Nella prossima udienza del 18 luglio verrà sentito l'avvocato Vittorini, il penalista bresciano al quale si sarebbe rivolto un uomo per dichiarare di essere il vero autore di "In morte di un'amica", il testo inviato dal presunto killer alla famiglia della giovane il giorno dopo il delitto. Testo che, secondo gli inquirenti, sarebbe stato scritto appunto dall'imputato Stefano Binda. Il legale, che era stato chiamato a testimoniare davanti alla Corte d'Assise di Varese, in primo grado si era avvalso del segreto professionale.
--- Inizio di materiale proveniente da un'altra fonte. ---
template <int DUMMY>
__global__ __launch_bounds__(256, 1) void conv_wino_pipe_kernel(ConvP p) {
  extern __shared__ __attribute__((aligned(16))) unsigned char smem_all[];
  WTR_DECL();
  WTR();
  constexpr int WIMG = WHALO + 1024;
  float* H0 = reinterpret_cast<float*>(smem_all) + 1024;
  const int tid = threadIdx.x, lane = tid & 63;
  const int wave = __builtin_amdgcn_readfirstlane(tid >> 6);

  int lid;
  {
    const int nwg = gridDim.x, orig = blockIdx.x;
    const int xcd = orig & 7, q = nwg >> 3, r = nwg & 7;
    lid = __builtin_amdgcn_readfirstlane((xcd < r ? xcd * (q + 1) : r * (q + 1) + (xcd - r) * q) + (orig >> 3));
  }
  int mt = __builtin_amdgcn_readfirstlane(fdiv(lid, p.d_nt));
  const int nti = lid - mt * p.nt;
  int t = __builtin_amdgcn_readfirstlane(fdiv(mt, p.d_tx));
  const int tx_t = mt - t * p.tiles_x; mt = t;
  const int b = __builtin_amdgcn_readfirstlane(fdiv(mt, p.d_ty));
  const int ty_t = mt - b * p.tiles_y;
  const int n0 = nti * 64, oy0 = ty_t * 16, ox0 = tx_t * 16;
  conv_shared_x1(p, b);
  const int cin = p.c0 + p.c1, nchunk = cin / 32, KK = cin / 16;
  const float* sbp = sbias_row_scalar(p, b);

  if (p.gn_s0) gn_fused_prologue<256>(p, b, tid, p.Hin * p.Win, reinterpret_cast<double*>(smem_all));

  const int sub = tid & 7;
  int* gpL = reinterpret_cast<int*>(H0 + WIMG + WHALO) + tid;
  int gpr[11];
  const int bpix = b * p.Hin * p.Win;
#pragma unroll
  for (int it = 0; it < 11; ++it) {
    const int pix = min((tid >> 3) + 32 * it, 323);
    const int row = (int)__umul24(pix, 57) >> 10, col = pix - (int)__umul24(row, 18);
    const int iy = oy0 - 1 + row, ix = ox0 - 1 + col;
    const bool inside = (unsigned)iy < (unsigned)p.Hin && (unsigned)ix < (unsigned)p.Win;
    const int gpix = inside ? (int)__umul24(iy, p.Win) + ix + 1 : 0;
    const int real4 = (int)__umul24(row, WRP / 4) + (int)__umul24(col, WPP / 4) + (sub ^ ((row >> 1) & 1));
    const int lo4 = inside ? 256 + real4 : tid;
    if (!inside) {
      *reinterpret_cast<f32x4*>(H0 + real4 * 4) = f32x4{0.f, 0.f, 0.f, 0.f};
      *reinterpret_cast<f32x4*>(H0 + WIMG + real4 * 4) = f32x4{0.f, 0.f, 0.f, 0.f};
    }
    gpr[it] = gpix | (lo4 << 20);
    gpL[it * 256] = gpr[it];
  }
  const __amdgpu_buffer_rsrc_t rsSc = dma_resource(uniform_ptr(p.sc + (size_t)b * cin)), rsSh = dma_resource(uniform_ptr(p.sh + (size_t)b * cin));
  float* scL = reinterpret_cast<float*>(gpL - tid + 11 * 256);
  float* shL = scL + cin;
  const float* px0 = uniform_ptr(p.x0);
  const float* px1 = uniform_ptr(p.x1);
  f32x4 ra[11], vsc, vsh;
  auto scRead = [&](int ct) {
    vsc = *reinterpret_cast<const f32x4*>(scL + ct * 32 + sub * 4);
    vsh = *reinterpret_cast<const f32x4*>(shL + ct * 32 + sub * 4);
  };
  int gq = 0, gst = 0;
  auto gpRead = [&](int pi) { gq = gpL[pi * 256]; };
  auto haloFetch = [&](int ct, int gpv, int skip = 0) -> f32x4 {
    const int cg = ct * 32;
    const bool first = cg < p.c0;
    const __amdgpu_buffer_rsrc_t rs = dma_resource(first ? px0 : px1);
    const int cs4 = (first ? p.c0 : p.c1) * 4, co4 = (first ? cg : cg - p.c0) * 4 + bpix * cs4;
    const int gpix = (gpv & 0xFFFFF) - 1;
    const int vo = ((int)__umul24(gpix, cs4) + sub * 16) | (gpix & (int)0x80000000u) | skip;
    return __builtin_bit_cast(f32x4, __builtin_amdgcn_raw_buffer_load_b128(rs, vo, co4, 0));
  };
  auto haloLoad = [&](int pi, int ct, int gpv, int skip = 0) { ra[pi] = haloFetch(ct, gpv, skip); };
  auto stageWhole = [&](f32x4 r, f32x4 sc4, f32x4 sh4, int gpv, float* Ht) {
    r = r * sc4 + sh4;
    const f32x2_ a = silu2(f32x2_{r[0], r[1]}), c2 = silu2(f32x2_{r[2], r[3]});
    *reinterpret_cast<f32x4*>(Ht - 1024 + (((unsigned)gpv >> 20) << 2)) = f32x4{a[0], a[1], c2[0], c2[1]};
  };
  auto scLoad = [&](int ct) {
    vsc = __builtin_bit_cast(f32x4, __builtin_amdgcn_raw_buffer_load_b128(rsSc, sub * 16, ct * 128, 0));
    vsh = __builtin_bit_cast(f32x4, __builtin_amdgcn_raw_buffer_load_b128(rsSh, sub * 16, ct * 128, 0));
  };
  auto stageA = [&](int pi) {
    gst = gpL[pi * 256];
    const f32x2_ a = silu2(f32x2_{ra[pi][0], ra[pi][1]} * f32x2_{vsc[0], vsc[1]} + f32x2_{vsh[0], vsh[1]});
    ra[pi][0] = a[0]; ra[pi][1] = a[1];
  };
  auto stageB = [&](int pi, float* Ht) {
    const f32x2_ a = silu2(f32x2_{ra[pi][2], ra[pi][3]} * f32x2_{vsc[2], vsc[3]} + f32x2_{vsh[2], vsh[3]});
    ra[pi][2] = a[0]; ra[pi][3] = a[1];
    *reinterpret_cast<f32x4*>(Ht - 1024 + (((unsigned)gst >> 20) << 2)) = ra[pi];
  };

  const int m = lane & 31, g = lane >> 5, tyl = m >> 3, txl = m & 7;
  const int ax = wave == 0 ? 0 : (wave == 2 ? 2 : 1);
  const int ay = wave == 0 ? 2 : (wave == 1 ? 2 : (wave == 2 ? 1 : 3));
  const float sigma = wave == 1 ? 1.f : -1.f;
  int ox_, oy_;
  {
    const int rx = 2 * tyl + ax, ry = 2 * tyl + ay;
    ox_ = rx * WRP + (2 * txl) * WPP + (((2 * g) ^ ((rx >> 1) & 1)) << 2);
    oy_ = ry * WRP + (2 * txl) * WPP + (((2 * g) ^ ((ry >> 1) & 1)) << 2);
    asm volatile("" : "+v"(ox_), "+v"(oy_));
  }
  const SplitK spk = split_consts();
  f32x2_ sig2 = {sigma, sigma};
  asm volatile("" : "+v"(sig2));
  f32x4 rwx[2], rwy[2], tt[4];
  x3x4 fh_[2][4][2], fl_[2][4][2];
  auto fragRead = [&](const float* Hn, int s, int h, int e, int b2) {
    int ex = ox_, ey = oy_;
    if (e) { asm volatile("v_xor_b32 %0, 4, %1" : "=v"(ex) : "v"(ox_)); asm volatile("v_xor_b32 %0, 4, %1" : "=v"(ey) : "v"(oy_)); }
#pragma unroll
    for (int bb = 0; bb < 2; ++bb) {
      rwx[bb] = *reinterpret_cast<const f32x4*>(Hn + ex + ((2 * b2 + bb) * WPP + s * 16 + h * 8 * WRP));
      rwy[bb] = *reinterpret_cast<const f32x4*>(Hn + ey + ((2 * b2 + bb) * WPP + s * 16 + h * 8 * WRP));
    }
  };
  auto fragT = [&](int b2) {
#pragma unroll
    for (int bb = 0; bb < 2; ++bb) tt[2 * b2 + bb] = fma4(rwy[bb], sig2, rwx[bb]);
  };
  auto fragV = [&](int set, int j, int e) {
    const f32x4 v = j == 0 ? sub4(tt[0], tt[2]) : (j == 1 ? tt[1] + tt[2] : (j == 2 ? sub4(tt[2], tt[1]) : sub4(tt[1], tt[3])));
    split4(v, fh_[set][j][e], fl_[set][j][e], spk);
  };

  const __amdgpu_buffer_rsrc_t rsW = dma_resource(uniform_ptr(static_cast<const x3_t*>(p.w) + ((size_t)wave * KK * p.nt + nti) * 8192));
  const int wstep = p.nt * 16384;
  x3x8 bh[4][2], bl[4][2];
  auto wLoad = [&](int j, int kk) {
#pragma unroll
    for (int nb = 0; nb < 2; ++nb) {
      bh[j][nb] = __builtin_bit_cast(x3x8, __builtin_amdgcn_raw_buffer_load_b128(rsW, lane * 16, kk * wstep + ((j * 2 + nb) * 2 + 0) * 1024, 0));
      bl[j][nb] = __builtin_bit_cast(x3x8, __builtin_amdgcn_raw_buffer_load_b128(rsW, lane * 16, kk * wstep + ((j * 2 + nb) * 2 + 1) * 1024, 0));
    }
  };

  auto wLoad1 = [&](int j, int nb, bool lo, int kk, int skip) {
    if (lo) bl[j][nb] = __builtin_bit_cast(x3x8, __builtin_amdgcn_raw_buffer_load_b128(rsW, (lane * 16) | skip, kk * wstep + ((j * 2 + nb) * 2 + 1) * 1024, 0));
    else bh[j][nb] = __builtin_bit_cast(x3x8, __builtin_amdgcn_raw_buffer_load_b128(rsW, (lane * 16) | skip, kk * wstep + ((j * 2 + nb) * 2 + 0) * 1024, 0));
  };
  f32x16 acc[4][2][2];

#define SB() __builtin_amdgcn_sched_barrier(0)
  {
    const int c1 = min(1, nchunk - 1);
#pragma unroll
    for (int pi = 0; pi < 11; ++pi) haloLoad(pi, 0, gpr[pi]);
    scLoad(0);
    const f32x4 vsc0 = vsc, vsh0 = vsh;
    f32x4 rb[3];
#pragma unroll
    for (int pi = 0; pi < 3; ++pi) rb[pi] = haloFetch(c1, gpr[pi]);
    scLoad(c1);
#pragma unroll
    for (int j = 0; j < 4; ++j) wLoad(j, 0);
    float tsc[4], tsh[4];
#pragma unroll
    for (int i = 0; i < 4; ++i) {
      const int c = min(tid + 256 * i, cin - 1);
      tsc[i] = p.sc[(size_t)b * cin + c]; tsh[i] = p.sh[(size_t)b * cin + c];
    }
    WTR();
    SB();
    {
      x3x8 z8;
#pragma unroll
      for (int e = 0; e < 8; ++e) z8[e] = (x3_t)0.f;
      asm volatile("" : "+v"(z8));
      const f32x16 z16 = {0.f, 0.f, 0.f, 0.f, 0.f, 0.f, 0.f, 0.f, 0.f, 0.f, 0.f, 0.f, 0.f, 0.f, 0.f, 0.f};
#pragma unroll
      for (int j = 0; j < 4; ++j)
#pragma unroll
        for (int h = 0; h < 2; ++h)
#pragma unroll
          for (int nb = 0; nb < 2; ++nb) {
            asm volatile("" : "+v"(z8));
            acc[j][h][nb] = x3_mfma_32x32x16(z8, z8, z16, 0, 0, 0);
          }
    }
#pragma unroll
    for (int i = 0; i < 4; ++i)
      if (tid + 256 * i < cin) { scL[tid + 256 * i] = tsc[i]; shL[tid + 256 * i] = tsh[i]; }
    SB();
#pragma unroll
    for (int pi = 0; pi < 11; ++pi) stageWhole(ra[pi], vsc0, vsh0, gpr[pi], H0);
    WTR();
#pragma unroll
    for (int pi = 0; pi < 3; ++pi) stageWhole(rb[pi], vsc, vsh, gpr[pi], H0 + WIMG);
#pragma unroll
    for (int pi = 3; pi < 9; ++pi) haloLoad(pi, c1, gpr[pi]);
    WTR();
    __syncthreads();
    WTR();
#pragma unroll
    for (int e = 0; e < 2; ++e) {
      fragRead(H0, 0, 0, e, 0); fragT(0); fragRead(H0, 0, 0, e, 1); fragT(1);
#pragma unroll
      for (int j = 0; j < 4; ++j) fragV(0, j, e);
    }
  }

  for (int chunk = 0; chunk < nchunk; ++chunk) {
    const int c1 = min(chunk + 1, nchunk - 1), c2 = min(chunk + 2, nchunk - 1);
    const int skip1 = chunk + 1 < nchunk ? 0 : (int)0x80000000u, skip2 = chunk + 2 < nchunk ? 0 : (int)0x80000000u;
    float* Hcur = H0 + (chunk & 1) * WIMG;
    float* Hnxt = H0 + ((chunk + 1) & 1) * WIMG;
    static_for<0, 4>([&](auto qc) {
      constexpr int QS = decltype(qc)::value, s = QS >> 1, h = QS & 1;
      constexpr int QN = (QS + 1) & 3, sn = QN >> 1, hn = QN & 1;
      const float* Hn = QS == 3 ? Hnxt : Hcur;
      float* Ht = QS == 3 ? Hcur : Hnxt;
      constexpr int sp0 = QS == 3 ? 0 : 3 * QS + 3, spn = QS == 2 ? 2 : 3;
      constexpr int lp0 = QS == 0 ? 9 : 3 * (QS - 1), lpn = QS == 0 ? 2 : 3;
      const int lct = QS == 0 ? c1 : c2;
      WTR();
      if constexpr (QS == 3) {
        asm volatile("s_waitcnt lgkmcnt(0)" ::: "memory");
        __builtin_amdgcn_s_barrier();
        asm volatile("" ::: "memory");
      }
      SB();
      static_for<0, 24>([&](auto kc) {
        constexpr int k = decltype(kc)::value, j = k / 6, kind = (k % 6) >> 1, nb = k & 1;
        const x3x8 ah = __builtin_shufflevector(fh_[h][j][0], fh_[h][j][1], 0, 1, 2, 3, 4, 5, 6, 7);
        const x3x8 al = __builtin_shufflevector(fl_[h][j][0], fl_[h][j][1], 0, 1, 2, 3, 4, 5, 6, 7);
        if constexpr (kind == 0) acc[j][h][nb] = x3_mfma_32x32x16(al, bh[j][nb], acc[j][h][nb], 0, 0, 0);
        else if constexpr (kind == 1) acc[j][h][nb] = x3_mfma_32x32x16(ah, bl[j][nb], acc[j][h][nb], 0, 0, 0);
        else acc[j][h][nb] = x3_mfma_32x32x16(ah, bh[j][nb], acc[j][h][nb], 0, 0, 0);
        SB();
        if constexpr (k == 0 || k == 8) fragRead(Hn, sn, hn, k / 8, 0);
        if constexpr (k == 2 || k == 10) { fragT(0); fragRead(Hn, sn, hn, k / 8, 1); }
        if constexpr (k == 4 || k == 12) { fragT(1); fragV(hn, 0, k / 8); }
        if constexpr (k == 5 || k == 6 || k == 7) fragV(hn, k - 4, 0);
        if constexpr (k == 13 || k == 14 || k == 15) fragV(hn, k - 12, 1);
        if constexpr (k >= 16 && k < 16 + 2 * spn) {
          constexpr int pi = sp0 + (k - 16) / 2;
          if constexpr (((k - 16) & 1) == 0) stageA(pi); else stageB(pi, Ht);
        }
        if constexpr (k == 3 || k == 9 || k == 11) {
          constexpr int li = k == 3 ? 0 : (k == 9 ? 1 : 2);
          if constexpr (li < lpn) haloLoad(lp0 + li, lct, gq, QS == 0 ? skip1 : skip2);
        }
        if constexpr (k == 1 || k == 7 || k == 9) {
          constexpr int li = k == 1 ? 0 : (k == 7 ? 1 : 2);
          if constexpr (li < lpn) gpRead(lp0 + li);
        }
        if constexpr (k == 15) scRead(QS == 3 ? c2 : c1);
        if constexpr (h == 1 && (k % 6) >= 2) wLoad1(j, k & 1, (k % 6) < 4, s == 0 ? chunk * 2 + 1 : c1 * 2, s == 0 ? 0 : skip1);
        SB();
      });
    });
  }
#undef SB
  WTR();
#ifdef PF_TRACE
  wino_epilogue(p, acc, smem_all, b, oy0, ox0, n0, ty_t, tx_t, wave, lane, tid, sbp, trace_on, tbase, tslot);
#else
  wino_epilogue(p, acc, smem_all, b, oy0, ox0, n0, ty_t, tx_t, wave, lane, tid, sbp);
#endif
}

bool conv_wino_eligible(const pf_conv_args& a) {
  return a.wino > 0 && a.w_wino && a.precision == PF_PREC_BF16X3 && a.ks == 3 && a.stride == 1 && !a.ups && !a.ups_fold && a.prologue == 1 &&
         a.hin % 16 == 0 && a.win % 16 == 0 && a.n % 64 == 0 && a.c0 % 32 == 0 && a.c1 % 32 == 0 && !a.geglu && !a.out_planes && !a.qkv_planes &&
         a.c0 + a.c1 <= 1024 && a.hin * a.win < (1 << 20) &&
         (long long)a.batch * a.hin * a.win * (a.c0 > a.c1 ? a.c0 : a.c1) * 4 < (1ll << 31) &&
         (long long)a.batch * a.hin * a.win * (a.ld_out > a.ld_res ? a.ld_out : a.ld_res) * 4 < (1ll << 31) &&
         !a.skip_w && (a.ld_out & 3) == 0 && (!a.res || (a.ld_res & 3) == 0);
}

int launch_conv_wino(const pf_conv_args& a, hipStream_t stream) {
  ConvP p;
  memset(&p, 0, sizeof p);
  p.x0 = a.x0; p.x1 = a.x1; p.c0 = a.c0; p.c1 = a.c1;
  p.B = a.batch; p.Hin = a.hin; p.Win = a.win; p.Hout = a.hin; p.Wout = a.win;
  p.w = a.w_wino; p.N = a.n; p.Npad = a.n;
  p.sc = a.sc; p.sh = a.sh;
  p.bias = a.bias; p.sbias = a.sbias; p.ld_sbias = a.ld_sbias; p.res = a.res; p.ld_res = a.ld_res;
  p.sb_rows = reinterpret_cast<const long long*>(a.sbias_rows); p.sb_nrows = a.sbias_nrows;
  p.out = a.out; p.ld_out = a.ld_out; p.stats = a.stats_out;
  p.ksplit = 1;
  if (a.gn_stats0) {
    p.gn_s0 = a.gn_stats0; p.gn_t0 = a.gn_tiles0; p.gn_s1 = a.gn_stats1; p.gn_t1 = a.gn_tiles1;
    p.gn_gamma = a.gn_gamma; p.gn_beta = a.gn_beta; p.gn_eps = a.gn_eps; p.gn_groups = a.gn_groups;
  }
  p.x1_bmod = a.x1_bmod;
  p.amax = static_cast<unsigned*>(a.absmax_slot);
  p.tiles_x = a.win / 16; p.tiles_y = a.hin / 16; p.nt = a.n / 64;
  conv_fill_divs(p);
  const int grid = p.B * p.tiles_y * p.tiles_x * p.nt;
  auto kern = conv_wino_pipe_kernel<0>;
  static std::atomic<uint64_t> attr_done{0};
  if (int rc = set_max_lds_once(reinterpret_cast<const void*>(kern), WINO_LDS, attr_done)) return rc;
  hipLaunchKernelGGL(kern, dim3(grid), dim3(256), WINO_LDS, stream, p);
  PF_CHECK_HIP(hipGetLastError());
  return PF_OK;
}

#ifdef PF_TRACE
extern "C" int pf_debug_wino_trace_read(unsigned long long* dst, int n) {
  return hipMemcpyFromSymbol(dst, HIP_SYMBOL(g_wtrace), (size_t)n * 8) == hipSuccess ? 0 : -1;
}
extern "C" int pf_debug_wino_trace_clear() {
  static unsigned long long z[3 * 256];
  return hipMemcpyToSymbol(HIP_SYMBOL(g_wtrace), z, sizeof z) == hipSuccess ? 0 : -1;
}
#endif

static inline unsigned short wf2bf_rne(float f) {
  unsigned int u; memcpy(&u, &f, 4);
  u += 0x7FFFu + ((u >> 16) & 1u);
  return (unsigned short)(u >> 16);
}
static inline float wbf2f(unsigned short h) { unsigned int u = (unsigned int)h << 16; float f; memcpy(&f, &u, 4); return f; }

Secondo l'avvocato Daniele Pizzi, che assiste i familiari della giovane che si sono costituiti parte civile, il teste Vittorini dovrà "venire in aula e dire chi è l'autore della lettera anonima".
Sempre la prossima udienza verranno sentiti i due consulenti grafologici, uno dell'accusa e l'altro della difesa e non è escluso che la Corte d'Assise d'Appello, dopo il confronto tra i due periti, possa ordinare una nuova maxi perizia. "Siamo molto contenti della riapertura dell'istruttoria, ci abbiamo puntato molto - ha detto Patrizia Esposito, difensore di Binda insieme al collega Sergio Martelli- ci fa piacere che la Corte abbia deciso così per ragioni di tipo tecnico, processuale".
In aula erano presenti l'imputato, occhiali neri e giacca grigia, che si è sempre dichiarato innocente, e la madre e il fratello di Lidia, a fianco al loro legale Daniele Pizzi. La difesa di Binda, con gli avvocato Sergio Martelli e Patrizia Esposito, ha chiesto la riapertura del processo (nuove perizie e testimonianze). Il sostituto pg Gemma Gualdi ha fatto appello invece perché, malgrado Binda sia stato condannato al massimo della pena, venga riconosciuta anche l'aggravante dei motivi abietti e futili, caduta in primo grado.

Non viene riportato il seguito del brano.